▶ AVAILABLE DATA
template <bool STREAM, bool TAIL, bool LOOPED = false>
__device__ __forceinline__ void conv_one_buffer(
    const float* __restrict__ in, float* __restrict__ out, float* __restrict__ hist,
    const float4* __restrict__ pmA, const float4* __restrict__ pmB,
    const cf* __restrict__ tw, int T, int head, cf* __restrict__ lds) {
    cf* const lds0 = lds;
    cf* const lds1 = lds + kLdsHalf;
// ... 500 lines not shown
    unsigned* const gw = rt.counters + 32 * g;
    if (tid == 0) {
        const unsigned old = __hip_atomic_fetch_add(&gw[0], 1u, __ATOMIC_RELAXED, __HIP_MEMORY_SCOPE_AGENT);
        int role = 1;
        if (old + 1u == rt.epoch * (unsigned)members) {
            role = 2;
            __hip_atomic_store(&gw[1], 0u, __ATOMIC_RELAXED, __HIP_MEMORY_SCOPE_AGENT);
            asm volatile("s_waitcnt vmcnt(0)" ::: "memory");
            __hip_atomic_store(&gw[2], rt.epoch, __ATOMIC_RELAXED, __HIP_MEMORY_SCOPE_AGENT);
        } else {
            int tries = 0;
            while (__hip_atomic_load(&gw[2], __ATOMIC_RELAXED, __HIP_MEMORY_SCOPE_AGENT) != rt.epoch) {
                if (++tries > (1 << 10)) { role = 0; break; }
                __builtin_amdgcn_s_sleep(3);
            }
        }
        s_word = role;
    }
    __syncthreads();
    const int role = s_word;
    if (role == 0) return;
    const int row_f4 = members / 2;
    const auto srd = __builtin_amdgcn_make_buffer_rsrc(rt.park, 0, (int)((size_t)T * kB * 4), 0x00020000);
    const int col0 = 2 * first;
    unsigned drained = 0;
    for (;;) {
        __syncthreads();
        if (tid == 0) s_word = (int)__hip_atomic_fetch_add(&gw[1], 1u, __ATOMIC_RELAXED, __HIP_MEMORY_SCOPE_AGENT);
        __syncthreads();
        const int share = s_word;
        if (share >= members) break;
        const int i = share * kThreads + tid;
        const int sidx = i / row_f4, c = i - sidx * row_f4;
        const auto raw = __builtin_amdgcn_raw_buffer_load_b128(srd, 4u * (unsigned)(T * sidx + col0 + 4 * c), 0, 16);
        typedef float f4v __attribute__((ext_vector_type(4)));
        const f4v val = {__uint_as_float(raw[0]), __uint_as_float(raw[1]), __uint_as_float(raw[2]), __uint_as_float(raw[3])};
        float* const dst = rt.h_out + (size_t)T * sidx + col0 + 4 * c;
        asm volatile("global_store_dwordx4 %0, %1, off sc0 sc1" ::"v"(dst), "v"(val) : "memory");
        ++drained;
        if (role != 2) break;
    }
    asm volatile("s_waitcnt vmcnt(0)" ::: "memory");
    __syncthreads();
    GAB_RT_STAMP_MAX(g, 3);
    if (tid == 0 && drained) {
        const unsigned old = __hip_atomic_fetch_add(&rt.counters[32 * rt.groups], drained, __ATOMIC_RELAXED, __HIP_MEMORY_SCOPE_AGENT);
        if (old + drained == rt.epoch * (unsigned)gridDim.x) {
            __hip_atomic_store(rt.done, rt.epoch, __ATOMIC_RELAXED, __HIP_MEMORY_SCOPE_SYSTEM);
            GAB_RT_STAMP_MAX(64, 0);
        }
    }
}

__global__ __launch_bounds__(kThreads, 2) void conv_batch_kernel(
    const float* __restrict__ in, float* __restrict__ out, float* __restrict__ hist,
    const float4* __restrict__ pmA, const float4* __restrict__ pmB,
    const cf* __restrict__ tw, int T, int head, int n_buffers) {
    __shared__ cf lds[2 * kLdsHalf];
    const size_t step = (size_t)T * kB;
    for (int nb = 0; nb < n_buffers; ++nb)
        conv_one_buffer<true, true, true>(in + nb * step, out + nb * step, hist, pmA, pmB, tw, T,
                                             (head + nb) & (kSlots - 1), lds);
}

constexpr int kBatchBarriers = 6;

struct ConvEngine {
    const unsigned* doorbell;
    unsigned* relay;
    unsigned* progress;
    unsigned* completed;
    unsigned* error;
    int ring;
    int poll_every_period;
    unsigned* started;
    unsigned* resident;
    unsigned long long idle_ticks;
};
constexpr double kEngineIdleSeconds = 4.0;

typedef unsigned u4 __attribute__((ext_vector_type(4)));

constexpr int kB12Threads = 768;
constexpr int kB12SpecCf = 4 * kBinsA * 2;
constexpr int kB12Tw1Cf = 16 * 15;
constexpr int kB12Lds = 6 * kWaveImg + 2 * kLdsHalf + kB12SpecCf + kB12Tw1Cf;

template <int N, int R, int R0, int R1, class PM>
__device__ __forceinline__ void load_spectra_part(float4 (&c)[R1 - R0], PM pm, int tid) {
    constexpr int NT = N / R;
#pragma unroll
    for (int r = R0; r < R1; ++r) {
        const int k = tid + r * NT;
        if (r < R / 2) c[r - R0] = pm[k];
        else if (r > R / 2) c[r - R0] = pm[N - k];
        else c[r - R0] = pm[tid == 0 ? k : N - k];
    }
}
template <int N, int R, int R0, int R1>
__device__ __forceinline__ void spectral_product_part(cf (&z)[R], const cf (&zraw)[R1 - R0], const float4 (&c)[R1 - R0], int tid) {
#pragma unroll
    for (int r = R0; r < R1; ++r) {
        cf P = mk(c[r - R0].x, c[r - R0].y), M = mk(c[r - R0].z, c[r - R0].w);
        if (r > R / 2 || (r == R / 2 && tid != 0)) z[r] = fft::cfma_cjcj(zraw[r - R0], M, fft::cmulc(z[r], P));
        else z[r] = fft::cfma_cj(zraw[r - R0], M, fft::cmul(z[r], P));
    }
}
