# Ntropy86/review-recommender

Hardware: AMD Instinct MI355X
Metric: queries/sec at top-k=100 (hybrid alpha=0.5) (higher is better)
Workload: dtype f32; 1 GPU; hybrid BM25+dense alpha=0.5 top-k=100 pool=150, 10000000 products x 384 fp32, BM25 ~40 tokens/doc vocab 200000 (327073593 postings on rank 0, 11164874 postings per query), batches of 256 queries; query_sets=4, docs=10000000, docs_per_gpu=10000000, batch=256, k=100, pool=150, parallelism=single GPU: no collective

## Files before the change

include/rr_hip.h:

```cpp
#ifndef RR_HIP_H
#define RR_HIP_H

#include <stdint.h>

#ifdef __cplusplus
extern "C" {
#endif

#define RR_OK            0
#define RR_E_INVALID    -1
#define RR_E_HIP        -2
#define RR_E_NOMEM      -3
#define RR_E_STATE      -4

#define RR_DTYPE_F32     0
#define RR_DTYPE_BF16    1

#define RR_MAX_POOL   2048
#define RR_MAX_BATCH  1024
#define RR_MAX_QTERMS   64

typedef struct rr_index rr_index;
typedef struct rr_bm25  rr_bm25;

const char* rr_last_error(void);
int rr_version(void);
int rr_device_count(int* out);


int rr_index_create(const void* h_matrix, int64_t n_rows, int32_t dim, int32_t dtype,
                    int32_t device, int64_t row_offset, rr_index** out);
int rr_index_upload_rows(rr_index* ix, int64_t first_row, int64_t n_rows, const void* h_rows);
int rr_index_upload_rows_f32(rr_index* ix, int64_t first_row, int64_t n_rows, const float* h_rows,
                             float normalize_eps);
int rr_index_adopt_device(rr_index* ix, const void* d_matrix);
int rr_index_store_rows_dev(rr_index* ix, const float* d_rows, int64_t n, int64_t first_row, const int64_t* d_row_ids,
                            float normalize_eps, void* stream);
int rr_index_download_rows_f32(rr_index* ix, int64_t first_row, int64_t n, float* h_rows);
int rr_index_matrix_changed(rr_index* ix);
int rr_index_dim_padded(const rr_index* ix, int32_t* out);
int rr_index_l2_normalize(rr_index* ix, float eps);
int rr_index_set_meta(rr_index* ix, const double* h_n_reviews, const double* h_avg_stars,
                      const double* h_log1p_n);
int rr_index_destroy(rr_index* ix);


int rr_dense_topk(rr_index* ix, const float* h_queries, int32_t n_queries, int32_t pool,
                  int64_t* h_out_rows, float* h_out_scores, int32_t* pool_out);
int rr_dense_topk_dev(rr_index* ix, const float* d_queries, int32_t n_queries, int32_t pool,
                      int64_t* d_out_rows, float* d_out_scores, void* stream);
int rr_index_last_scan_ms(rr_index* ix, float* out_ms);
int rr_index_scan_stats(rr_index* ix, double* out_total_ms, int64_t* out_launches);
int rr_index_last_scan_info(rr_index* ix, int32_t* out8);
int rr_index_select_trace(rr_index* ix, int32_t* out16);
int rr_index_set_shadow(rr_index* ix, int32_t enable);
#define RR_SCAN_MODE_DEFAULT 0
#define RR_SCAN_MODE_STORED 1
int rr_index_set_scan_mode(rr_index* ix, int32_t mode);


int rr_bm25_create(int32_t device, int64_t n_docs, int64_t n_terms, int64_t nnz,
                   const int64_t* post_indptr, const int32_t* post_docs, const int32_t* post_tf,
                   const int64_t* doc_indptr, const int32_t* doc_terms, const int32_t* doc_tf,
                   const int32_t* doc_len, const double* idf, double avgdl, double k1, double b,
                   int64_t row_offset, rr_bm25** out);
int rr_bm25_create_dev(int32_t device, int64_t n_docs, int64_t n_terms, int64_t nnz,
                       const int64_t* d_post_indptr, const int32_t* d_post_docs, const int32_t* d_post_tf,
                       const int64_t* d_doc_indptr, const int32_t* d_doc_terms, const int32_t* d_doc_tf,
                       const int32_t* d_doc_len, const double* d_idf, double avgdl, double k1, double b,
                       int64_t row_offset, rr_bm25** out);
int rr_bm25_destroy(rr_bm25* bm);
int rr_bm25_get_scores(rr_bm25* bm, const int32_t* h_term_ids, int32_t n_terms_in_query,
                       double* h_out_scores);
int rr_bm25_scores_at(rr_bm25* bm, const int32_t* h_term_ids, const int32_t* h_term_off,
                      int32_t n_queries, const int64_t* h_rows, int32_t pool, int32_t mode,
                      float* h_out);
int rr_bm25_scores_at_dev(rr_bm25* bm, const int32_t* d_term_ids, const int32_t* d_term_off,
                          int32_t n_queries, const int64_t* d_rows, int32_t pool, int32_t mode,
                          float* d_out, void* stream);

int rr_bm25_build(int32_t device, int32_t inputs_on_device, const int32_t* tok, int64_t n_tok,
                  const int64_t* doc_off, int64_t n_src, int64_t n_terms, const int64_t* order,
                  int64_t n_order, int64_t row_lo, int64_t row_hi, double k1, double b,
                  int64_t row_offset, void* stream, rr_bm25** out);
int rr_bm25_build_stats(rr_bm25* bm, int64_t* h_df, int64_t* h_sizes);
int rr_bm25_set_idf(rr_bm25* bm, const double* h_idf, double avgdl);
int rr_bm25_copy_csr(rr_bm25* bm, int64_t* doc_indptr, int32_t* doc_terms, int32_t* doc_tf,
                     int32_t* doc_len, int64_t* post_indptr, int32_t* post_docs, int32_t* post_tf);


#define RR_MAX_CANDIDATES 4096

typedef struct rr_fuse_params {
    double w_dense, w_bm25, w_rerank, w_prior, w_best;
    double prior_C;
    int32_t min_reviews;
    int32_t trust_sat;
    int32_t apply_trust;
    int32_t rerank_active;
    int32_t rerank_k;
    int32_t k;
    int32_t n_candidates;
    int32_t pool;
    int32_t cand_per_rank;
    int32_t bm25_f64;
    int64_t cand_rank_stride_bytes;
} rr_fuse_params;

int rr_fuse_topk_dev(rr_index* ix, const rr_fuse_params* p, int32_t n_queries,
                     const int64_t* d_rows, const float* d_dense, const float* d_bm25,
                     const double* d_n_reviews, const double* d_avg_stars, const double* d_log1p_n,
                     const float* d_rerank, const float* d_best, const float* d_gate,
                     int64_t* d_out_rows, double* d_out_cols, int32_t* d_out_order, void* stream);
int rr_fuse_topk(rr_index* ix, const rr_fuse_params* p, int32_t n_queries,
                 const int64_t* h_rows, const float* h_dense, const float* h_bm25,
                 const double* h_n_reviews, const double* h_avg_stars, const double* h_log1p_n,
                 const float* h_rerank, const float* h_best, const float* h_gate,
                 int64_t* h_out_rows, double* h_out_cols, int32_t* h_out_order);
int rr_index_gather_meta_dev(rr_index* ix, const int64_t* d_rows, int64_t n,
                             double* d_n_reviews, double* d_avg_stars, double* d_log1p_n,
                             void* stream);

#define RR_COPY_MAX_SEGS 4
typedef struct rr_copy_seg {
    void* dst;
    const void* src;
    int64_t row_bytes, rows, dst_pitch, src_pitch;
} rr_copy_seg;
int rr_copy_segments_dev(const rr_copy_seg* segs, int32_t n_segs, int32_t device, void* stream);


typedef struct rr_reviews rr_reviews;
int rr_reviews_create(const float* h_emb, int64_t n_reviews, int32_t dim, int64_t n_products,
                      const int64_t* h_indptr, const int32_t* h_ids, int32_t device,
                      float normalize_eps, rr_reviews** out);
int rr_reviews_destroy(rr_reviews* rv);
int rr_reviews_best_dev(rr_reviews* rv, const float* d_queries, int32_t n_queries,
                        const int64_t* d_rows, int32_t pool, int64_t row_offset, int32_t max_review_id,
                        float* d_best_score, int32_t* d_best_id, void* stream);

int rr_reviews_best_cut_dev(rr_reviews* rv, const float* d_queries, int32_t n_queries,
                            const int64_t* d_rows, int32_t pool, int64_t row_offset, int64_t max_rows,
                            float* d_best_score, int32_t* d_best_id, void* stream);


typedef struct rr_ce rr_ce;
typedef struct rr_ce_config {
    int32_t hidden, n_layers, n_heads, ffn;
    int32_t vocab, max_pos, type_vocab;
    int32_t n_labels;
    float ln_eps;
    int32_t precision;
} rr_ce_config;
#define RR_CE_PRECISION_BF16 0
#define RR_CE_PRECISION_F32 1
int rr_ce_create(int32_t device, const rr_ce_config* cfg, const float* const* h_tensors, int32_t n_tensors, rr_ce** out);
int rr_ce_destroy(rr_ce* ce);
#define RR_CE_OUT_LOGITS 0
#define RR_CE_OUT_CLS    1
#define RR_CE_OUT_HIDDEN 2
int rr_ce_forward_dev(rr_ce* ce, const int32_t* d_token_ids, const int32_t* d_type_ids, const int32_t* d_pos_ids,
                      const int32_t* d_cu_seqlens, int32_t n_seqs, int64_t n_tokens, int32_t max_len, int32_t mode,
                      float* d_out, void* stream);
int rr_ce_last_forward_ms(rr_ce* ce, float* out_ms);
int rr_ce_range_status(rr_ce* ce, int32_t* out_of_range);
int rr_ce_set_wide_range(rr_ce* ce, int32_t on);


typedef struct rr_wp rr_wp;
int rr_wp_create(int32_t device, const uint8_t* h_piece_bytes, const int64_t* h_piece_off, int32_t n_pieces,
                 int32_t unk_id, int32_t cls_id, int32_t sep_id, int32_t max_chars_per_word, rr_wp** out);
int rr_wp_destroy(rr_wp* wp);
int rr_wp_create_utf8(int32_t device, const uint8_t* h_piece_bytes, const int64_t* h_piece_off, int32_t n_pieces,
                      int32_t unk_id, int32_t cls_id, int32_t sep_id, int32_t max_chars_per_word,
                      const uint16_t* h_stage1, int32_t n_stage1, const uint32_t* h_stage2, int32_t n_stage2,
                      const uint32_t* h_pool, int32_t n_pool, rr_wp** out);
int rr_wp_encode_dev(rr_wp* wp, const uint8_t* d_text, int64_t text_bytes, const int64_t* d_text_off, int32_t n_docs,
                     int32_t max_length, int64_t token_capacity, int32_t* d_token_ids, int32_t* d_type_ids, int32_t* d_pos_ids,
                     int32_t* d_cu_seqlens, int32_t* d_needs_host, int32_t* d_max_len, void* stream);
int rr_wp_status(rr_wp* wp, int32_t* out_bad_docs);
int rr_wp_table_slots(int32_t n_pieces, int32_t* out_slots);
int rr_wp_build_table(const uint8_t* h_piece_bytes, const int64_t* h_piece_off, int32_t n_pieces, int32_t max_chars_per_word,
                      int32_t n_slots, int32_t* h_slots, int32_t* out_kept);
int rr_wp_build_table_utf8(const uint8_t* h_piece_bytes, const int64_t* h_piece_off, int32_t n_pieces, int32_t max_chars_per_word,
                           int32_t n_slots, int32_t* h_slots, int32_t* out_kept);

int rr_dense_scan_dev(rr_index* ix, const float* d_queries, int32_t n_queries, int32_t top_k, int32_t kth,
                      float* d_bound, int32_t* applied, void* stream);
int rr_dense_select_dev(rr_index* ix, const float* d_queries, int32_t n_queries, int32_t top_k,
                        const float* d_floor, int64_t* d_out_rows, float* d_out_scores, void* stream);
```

▶ WHAT THE TASK ASKS
Using the entries above, repeat only the lines from the one containing "else c[r - R0]" through the one containing "Metric: queries/sec at", end lines included.

▶ FINAL ANSWER
        else c[r - R0] = pm[tid == 0 ? k : N - k];
    }
}
template <int N, int R, int R0, int R1>
__device__ __forceinline__ void spectral_product_part(cf (&z)[R], const cf (&zraw)[R1 - R0], const float4 (&c)[R1 - R0], int tid) {
#pragma unroll
    for (int r = R0; r < R1; ++r) {
        cf P = mk(c[r - R0].x, c[r - R0].y), M = mk(c[r - R0].z, c[r - R0].w);
        if (r > R / 2 || (r == R / 2 && tid != 0)) z[r] = fft::cfma_cjcj(zraw[r - R0], M, fft::cmulc(z[r], P));
        else z[r] = fft::cfma_cj(zraw[r - R0], M, fft::cmul(z[r], P));
    }
}
# Ntropy86/review-recommender

Hardware: AMD Instinct MI355X
Metric: queries/sec at top-k=100 (hybrid alpha=0.5) (higher is better)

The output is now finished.